Fluorescence microscopy is a powerful imaging technique based on the ability of certain materials to emit visible light after being exposed to a specific wavelength of light. This emission occurs when a substance absorbs energy and then re-emits it as light. In fluorescence microscopy, the sample being observed can either be naturally fluorescent or treated with special fluorescent substances that allow certain components of the sample to glow under specific lighting conditions.

In traditional microscopy, the light you see through the eyepiece is simply the light that has passed through or been reflected off the sample. However, fluorescence microscopy works quite differently. In this technique, the light seen in the eyepiece is not the original light emitted by the microscope’s light source. Instead, it is light emitted by the specimen itself after being excited by a specific wavelength of light. To achieve this, a high-intensity light source is required.
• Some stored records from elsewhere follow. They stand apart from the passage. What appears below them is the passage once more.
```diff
diff --git a/raytracing2-fork_amd/rt2/__init__.py b/raytracing2-fork_amd/rt2/__init__.py
--- a/raytracing2-fork_amd/rt2/__init__.py
+++ b/raytracing2-fork_amd/rt2/__init__.py
@@ -268,6 +268,8 @@
         "rt2_cluster_table_build": (C.c_int, [P, I32, P]),
         "rt2_cluster_need": (C.c_int, [P, P, I64, P]),
         "rt2_scene_set_clusters": (C.c_int, [P, P]),
+        "rt2_cluster_order_build": (C.c_int, [P, I32, P, P]),
+        "rt2_scene_set_slot_order": (C.c_int, [P, P, P]),
     }
     for name, (res, args) in sig.items():
         fn = getattr(L, name)
@@ -685,6 +687,20 @@
         t[0] = table
         _check(lib().rt2_scene_set_clusters(self._p, t.ctypes.data), "rt2_scene_set_clusters")
 
+    def slot_table(self) -> np.ndarray:
+        return self.export(8, CLUSTER_TABLE_DTYPE)[0]
+
+    def slot_tri(self) -> np.ndarray:
+        return self.export(9, np.int32)
+
+    def set_slot_order(self, slot_tri, table) -> None:
+        st = np.ascontiguousarray(slot_tri, dtype=np.int32)
+        if len(st) != self.n_tris:
+            raise RT2Error("set_slot_order: one slot per triangle")
+        t = np.zeros(1, dtype=CLUSTER_TABLE_DTYPE)
+        t[0] = table
+        _check(lib().rt2_scene_set_slot_order(self._p, st.ctypes.data, t.ctypes.data), "rt2_scene_set_slot_order")
+
     def mfma_probe(self, layout: int, rays: np.ndarray):
         rays = np.ascontiguousarray(rays, dtype=np.float32)
         n = rays.shape[0]
@@ -725,6 +741,15 @@
     return t[0]
 
 
+def cluster_order(triangles: np.ndarray):
+    triangles = np.ascontiguousarray(triangles, dtype=TRI_DTYPE)
+    st = np.zeros(len(triangles), dtype=np.int32)
+    t = np.zeros(1, dtype=CLUSTER_TABLE_DTYPE)
+    if lib().rt2_cluster_order_build(triangles.ctypes.data, len(triangles), st.ctypes.data, t.ctypes.data) < 0:
+        raise RT2Error(f"rt2_cluster_order_build: {lib().rt2_last_error().decode()}")
+    return st, t[0]
+
+
 def cluster_need(table, o: np.ndarray, d: np.ndarray) -> np.ndarray:
     t = np.zeros(1, dtype=CLUSTER_TABLE_DTYPE)
     t[0] = table
```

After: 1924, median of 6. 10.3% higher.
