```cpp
PYBIND11_MODULE(TORCH_EXTENSION_NAME, m) {
  m.def("voxel_sample", &voxel_sample);
  m.attr("VOXEL_SAMPLE_BLOCK") = voxel_sample_block();
  m.attr("VOXEL_SAMPLE_SCAN") = voxel_sample_scan();
  m.def("plane_fit", &plane_fit);
  m.attr("PLANE_SCORE_TILE") = plane_score_tile();
  m.attr("PLANE_SCORE_BLOCK") = plane_score_block();
  m.attr("PLANE_REFINE_BLOCK") = plane_refine_block();
  m.def("rigid_fit", &rigid_fit);
  m.attr("RIGID_FIT_REG_POINTS") = rigid_fit_reg_points();
  m.def("segmented_rigid_fit", &segmented_rigid_fit);
  m.attr("SEGMENTED_FIT_CAPACITY") = segmented_fit_capacity();
  m.def("cluster_points", &cluster_points);
  m.attr("CLUSTER_TILE") = cluster_tile();
  m.def("chamfer_fwd", &chamfer_fwd);
  m.def("chamfer_nn_fwd", &chamfer_nn_fwd);
  m.def("chamfer_bwd", &chamfer_bwd);
  m.attr("CHAMFER_TILE") = chamfer_tile_pts();
  m.def("flow_smooth_fwd", &flow_smooth_fwd);
  m.def("flow_smooth_bwd", &flow_smooth_bwd);
  m.def("topk_rows", &topk_rows);
  m.def("corr_topk", &corr_topk);
  m.def("seq_loss_fwd", &seq_loss_fwd);
  m.def("seq_loss_bwd", &seq_loss_bwd);
  m.def("gru_zr_fwd", &gru_zr_fwd);
  m.def("gru_zr_bwd", &gru_zr_bwd);
  m.def("gru_q_fwd", &gru_q_fwd);
  m.def("gru_q_bwd", &gru_q_bwd);
  m.def("pv_corr_fused_fwd", &pv_corr_fused_fwd);
  m.def("pv_corr_fused_bwd", &pv_corr_fused_bwd);
  m.def("pw_wgrad", &pw_wgrad, pybind11::arg("dy"), pybind11::arg("x"), pybind11::arg("schunks") = 0, pybind11::arg("with_bias") = false);
  m.def("pw_wgrad_batched", &pw_wgrad_batched);
  m.def("pw_fwd", &pw_fwd, pybind11::arg("ws"), pybind11::arg("xs"),
        pybind11::arg("bias"), pybind11::arg("addend"), pybind11::arg("act"),
        pybind11::arg("point_major") = false);
  m.def("pw_bwd", &pw_bwd, pybind11::arg("dy"), pybind11::arg("y"),
        pybind11::arg("ws"), pybind11::arg("want"), pybind11::arg("act"),
        pybind11::arg("point_major") = false,
        pybind11::arg("slab") = pybind11::none(), pybind11::arg("r0") = 0);
  m.def("batched_transpose", &batched_transpose);
  m.def("group_norm_act_fwd", &group_norm_act_fwd);
  m.def("group_norm_act_bwd", &group_norm_act_bwd);
  m.def("group_norm_act_maxpool_fwd", &group_norm_act_maxpool_fwd);
  m.def("group_norm_act_maxpool_bwd", &group_norm_act_maxpool_bwd);
  m.def("edge_gnmp_fwd", &edge_gnmp_fwd, pybind11::arg("wg"),
        pybind11::arg("idx"), pybind11::arg("G"), pybind11::arg("weight"),
        pybind11::arg("bias"), pybind11::arg("eps"), pybind11::arg("act"),
        pybind11::arg("slope"), pybind11::arg("slope_t"),
        pybind11::arg("channel_major_out") = false,
        pybind11::arg("classic") = false);
  m.def("edge_gnmp_bwd", &edge_gnmp_bwd, pybind11::arg("dy"),
        pybind11::arg("wg"), pybind11::arg("idx"), pybind11::arg("am"),
        pybind11::arg("vsel"), pybind11::arg("vsum"),
        pybind11::arg("offsets"), pybind11::arg("order_n"),
        pybind11::arg("order_j"), pybind11::arg("mean"),
        pybind11::arg("rstd"), pybind11::arg("G"), pybind11::arg("weight"),
        pybind11::arg("bias"), pybind11::arg("act"), pybind11::arg("slope"),
        pybind11::arg("slope_t"), pybind11::arg("wtarget"),
        pybind11::arg("btarget"), pybind11::arg("starget"),
        pybind11::arg("classic") = false);
  m.def("morton_keys", &morton_keys);
  m.def("multi_cast_bf16", &multi_cast_bf16);
  m.def("knn_gnmp_fwd", &knn_gnmp_fwd, pybind11::arg("raw"),
        pybind11::arg("W"), pybind11::arg("cb"), pybind11::arg("G"),
        pybind11::arg("gamma"), pybind11::arg("beta"), pybind11::arg("eps"),
        pybind11::arg("slope_t"), pybind11::arg("out_bf16"),
        pybind11::arg("channel_major_out") = false);
  m.def("knn_gnmp_bwd", &knn_gnmp_bwd, pybind11::arg("dy"),
        pybind11::arg("raw"), pybind11::arg("W"), pybind11::arg("cb"),
        pybind11::arg("am"), pybind11::arg("vsel"), pybind11::arg("mean"),
        pybind11::arg("rstd"), pybind11::arg("G"), pybind11::arg("gamma"),
        pybind11::arg("beta"), pybind11::arg("slope_t"), pybind11::arg("eps"),
        pybind11::arg("dy_channel_major") = false,
        pybind11::arg("wtarget") = pybind11::none(),
        pybind11::arg("cbtarget") = pybind11::none(),
        pybind11::arg("gtarget") = pybind11::none(),
        pybind11::arg("btarget") = pybind11::none(),
        pybind11::arg("starget") = pybind11::none());
  m.def("knn_graph", &knn_graph, "fused kNN graph (CDNA4)");
  m.def("knn_csr", &knn_csr, "inverse kNN adjacency as CSR (counting sort)");
  m.def("knn_interp_fwd", &knn_interp_fwd);
  m.attr("KNN_INTERP_TILE") = knn_interp_tile_pts();
  m.def("gather_edge_concat_fwd", &gather_edge_concat_fwd);
  m.def("gather_edge_concat_bwd", &gather_edge_concat_bwd);
  m.def("gather_edge_bwd_csr", &gather_edge_bwd_csr);
  m.def("voxel_corr_fwd", &voxel_corr_fwd);
  m.def("voxel_corr_bwd", &voxel_corr_bwd);
  m.def("knn_corr_fwd", &knn_corr_fwd);
  m.def("knn_corr_bwd", &knn_corr_bwd);
}
```
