@@ -216,8 +219,14 @@
                 if constexpr (OUT16) {
                     typedef uint32_t u32x2 __attribute__((ext_vector_type(2)));
                     uint2 *r2 = reinterpret_cast<uint2 *>(row);
-                    if (t.row < hot_rows) r2[u] = w;
+                    if (t.row < hot16) r2[u] = w;
                     else __builtin_nontemporal_store((u32x2){w.x, w.y}, reinterpret_cast<u32x2 *>(r2 + u));
+                    if (row8) {
+                        const uint32_t b4 = __builtin_amdgcn_perm(w.y, w.x, 0x06040200u);
+                        if (t.row < hot_rows) row8[u] = b4;
+                        else __builtin_nontemporal_store(b4, row8 + u);
+                        orw |= w.x | w.y;
+                    }
                 } else if (t.row < hot_rows) r4[u] = v;
                 else __builtin_nontemporal_store((u32x4){v.x, v.y, v.z, v.w}, reinterpret_cast<u32x4 *>(r4 + u));
                 if (((w.x | w.y) & 0xFF00FF00u) == 0) sv[half] += ((tbl[v.x] + tbl[v.y]) + tbl[v.z]) + tbl[v.w];
@@ -225,6 +234,7 @@
             }
         tv[0] = double(nvalid);
         const int lane = tid & 63, wave = tid >> 6;
+        const bool wide_w = __ballot((orw & 0xFF00FF00u) != 0u) != 0ull;
         double sums[2];
 #pragma unroll
         for (int q = 0; q < 2; q++) {
@@ -233,6 +243,7 @@
             if (lane == 0) {
                 scratch[wave] = a;
                 scratch[wave + 2] = b;
+                if (q) scratch[wave + 4] = wide_w ? 1.0 : 0.0;
             }
             __syncthreads();
             double acc = 0.0;
@@ -242,6 +253,7 @@
         if (tid == 0) {
             totals[t.row] = uint32_t(sums[1]);
             entropy[t.row] = sums[1] > 0.0 ? log2(sums[1]) - sums[0] / sums[1] : 0.0;
+            if (row8) tot8[t.row] = uint32_t(sums[1]) | (scratch[4] + scratch[5] != 0.0 ? 0x80000000u : 0u);
         }
     } else if (t.single) {
         double s = 0.0, tot = 0.0;
@@ -408,6 +420,10 @@
     dvs_dev_free(m->ctx, m->d_counts);
     dvs_dev_free(m->ctx, m->d_counts16);
     m->d_counts16 = nullptr;
+    dvs_dev_free(m->ctx, m->d_counts8);
+    dvs_dev_free(m->ctx, m->d_tot8);
+    m->d_counts8 = nullptr;
+    m->d_tot8 = nullptr;
     dvs_dev_free(m->ctx, m->d_freqs);
     dvs_dev_free(m->ctx, m->d_totals);
     dvs_dev_free(m->ctx, m->d_entropy);
@@ -602,7 +618,8 @@
         if (!rc)                                                                                 \
             hipLaunchKernelGGL((kmer_hist_kernel<NS4, LH, false, false, PKD>), dim3(GRID), dim3(NTHR), lds,  \
                                ctx->stream, d_seqs, d_pmask, nbytes, d_off, TILES, m->d_counts,  \
-                               m->d_totals, m->d_entropy, ctx->d_clog_tbl, k, ns, B, HOT, 0u, uni_base, uni_stride);   \
+                               m->d_totals, m->d_entropy, ctx->d_clog_tbl, k, ns, B, HOT, 0u, uni_base, uni_stride,  \
+                               nullptr, nullptr, HOT);                                                 \
     } while (0)
 #define DVS_LAUNCH_HIST_ANY(GRID, TILES, NTHR, HOT)                            \
     do {                                                                  \
@@ -613,7 +630,8 @@
         else if (lds_hist) DVS_LAUNCH_HIST(false, true, false, GRID, TILES, NTHR, HOT);    \
         else DVS_LAUNCH_HIST(false, false, false, GRID, TILES, NTHR, HOT);                 \
     } while (0)
-    uint32_t hot_rows = uint32_t(std::min<uint64_t>(nseq, (192ull << 20) / (B * (m->kind == 2 ? 2 : 4))));
+    uint32_t *out8 = reinterpret_cast<uint32_t *>(m->d_counts8);
+    uint32_t hot_rows = uint32_t(std::min<uint64_t>(nseq, (192ull << 20) / (B * (m->kind == 2 ? (out8 ? 1 : 2) : 4))));
     const bool pk16 = lds_hist && (B & 3) == 0;
     uint32_t head_rows = 0;
     if (m->kind == 2 && no_wait) {
@@ -625,25 +643,28 @@
     if (m->kind == 2) {
         const size_t lds16 = ((B * 2 + 15) & ~15ull) + (CLOG_TBL + 32) * sizeof(double);
         uint32_t *out16 = reinterpret_cast<uint32_t *>(m->d_counts16);
-        auto launch16 = [&](uint32_t row0, uint32_t count, uint32_t hot_end, hipStream_t on) {
+        auto launch16 = [&](uint32_t row0, uint32_t count, uint32_t hot_end, uint32_t hot16_end, hipStream_t on) {
             if (packed) {
                 rc = set_dyn_lds(ctx, kmer_hist_kernel<true, true, true, true, true>, lds16);
                 if (!rc)
                     hipLaunchKernelGGL((kmer_hist_kernel<true, true, true, true, true>), dim3(count), dim3(128), lds16, on,
                                        d_seqs, d_pmask, nbytes, d_off, static_cast<const KTile *>(nullptr), out16,
-                                       m->d_totals, m->d_entropy, ctx->d_clog_tbl, k, ns, B, hot_end, row0, uni_base, uni_stride);
+                                       m->d_totals, m->d_entropy, ctx->d_clog_tbl, k, ns, B, hot_end, row0, uni_base, uni_stride,
+                                       out8, m->d_tot8, hot16_end);
             } else if (ns4) {
                 rc = set_dyn_lds(ctx, kmer_hist_kernel<true, true, true, true>, lds16);
                 if (!rc)
                     hipLaunchKernelGGL((kmer_hist_kernel<true, true, true, true>), dim3(count), dim3(128), lds16, on,
                                        d_seqs, d_pmask, nbytes, d_off, static_cast<const KTile *>(nullptr), out16,
-                                       m->d_totals, m->d_entropy, ctx->d_clog_tbl, k, ns, B, hot_end, row0, uni_base, uni_stride);
+                                       m->d_totals, m->d_entropy, ctx->d_clog_tbl, k, ns, B, hot_end, row0, uni_base, uni_stride,
+                                       out8, m->d_tot8, hot16_end);
             } else {
                 rc = set_dyn_lds(ctx, kmer_hist_kernel<false, true, true, true>, lds16);
                 if (!rc)
                     hipLaunchKernelGGL((kmer_hist_kernel<false, true, true, true>), dim3(count), dim3(128), lds16, on,
                                        d_seqs, d_pmask, nbytes, d_off, static_cast<const KTile *>(nullptr), out16,
-                                       m->d_totals, m->d_entropy, ctx->d_clog_tbl, k, ns, B, hot_end, row0, uni_base, uni_stride);
+                                       m->d_totals, m->d_entropy, ctx->d_clog_tbl, k, ns, B, hot_end, row0, uni_base, uni_stride,
+                                       out8, m->d_tot8, hot16_end);
             }
         };
         if (head_rows) {
@@ -651,7 +672,7 @@
             hipEvent_t ev_fork = split ? dvs_event_get(ctx) : nullptr;
             bool forked = ev_fork && hipEventRecord(ev_fork, ctx->stream) == hipSuccess &&
                           hipStreamWaitEvent(ctx->stream_rest, ev_fork, 0) == hipSuccess;
-            launch16(0, head_rows, head_rows, ctx->stream);
+            launch16(0, head_rows, head_rows, head_rows, ctx->stream);
             void *pin = nullptr;
             if (!rc && dvs_pinned_get(ctx, &pin) == DVS_OK) {
                 m->head_count = uint32_t(std::min<size_t>(head_rows, 4096 / sizeof(uint32_t)));
@@ -673,7 +694,8 @@
             if (!rc) {
                 const uint32_t hot_end = uint32_t(std::min<uint64_t>(nseq, uint64_t(head_rows) + hot_rows));
                 forked = forked && head_event_done;
-                launch16(head_rows, nseq - head_rows, hot_end, forked ? ctx->stream_rest : ctx->stream);
+                launch16(head_rows, nseq - head_rows, hot_end, out8 ? head_rows : hot_end,
+                         forked ? ctx->stream_rest : ctx->stream);
                 if (forked) {
                     hipEvent_t ev_join = dvs_event_get(ctx);
                     if (!ev_join || hipEventRecord(ev_join, ctx->stream_rest) != hipSuccess ||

This light is first passed through a dichroic filter cube, which contains a fluorescence bandpass excitation filter. This filter allows only light of specific wavelengths to pass through, directing it to the sample. When the sample absorbs this energy, it undergoes a transformation and re-emits light of a longer wavelength, which is then collected by the microscope’s objective lens. Any light that reflects back into the microscope’s objective is filtered out by an emission filter before the fluorescence light is allowed to pass through. This emitted fluorescence is what we observe in the microscope’s eyepieces, producing a bright, colorful image of the sample.

There are two primary methods for illumination in fluorescence microscopy: dark-ground illumination and epifluorescence illumination. Dark-ground illumination separates the excitation light and the emitted fluorescence light, but epifluorescence is more advanced. In epifluorescence microscopy, the excitation light is directed onto the specimen from above using the same objective lens that also collects the emitted light. This approach allows the excitation light to travel directly through the sample, which results in a better signal-to-noise ratio, as most of the excitation light simply passes through the specimen. Only the emitted fluorescence, along with any reflected excitation light, is collected by the objective lens and sent to the detector, making the image clearer and brighter.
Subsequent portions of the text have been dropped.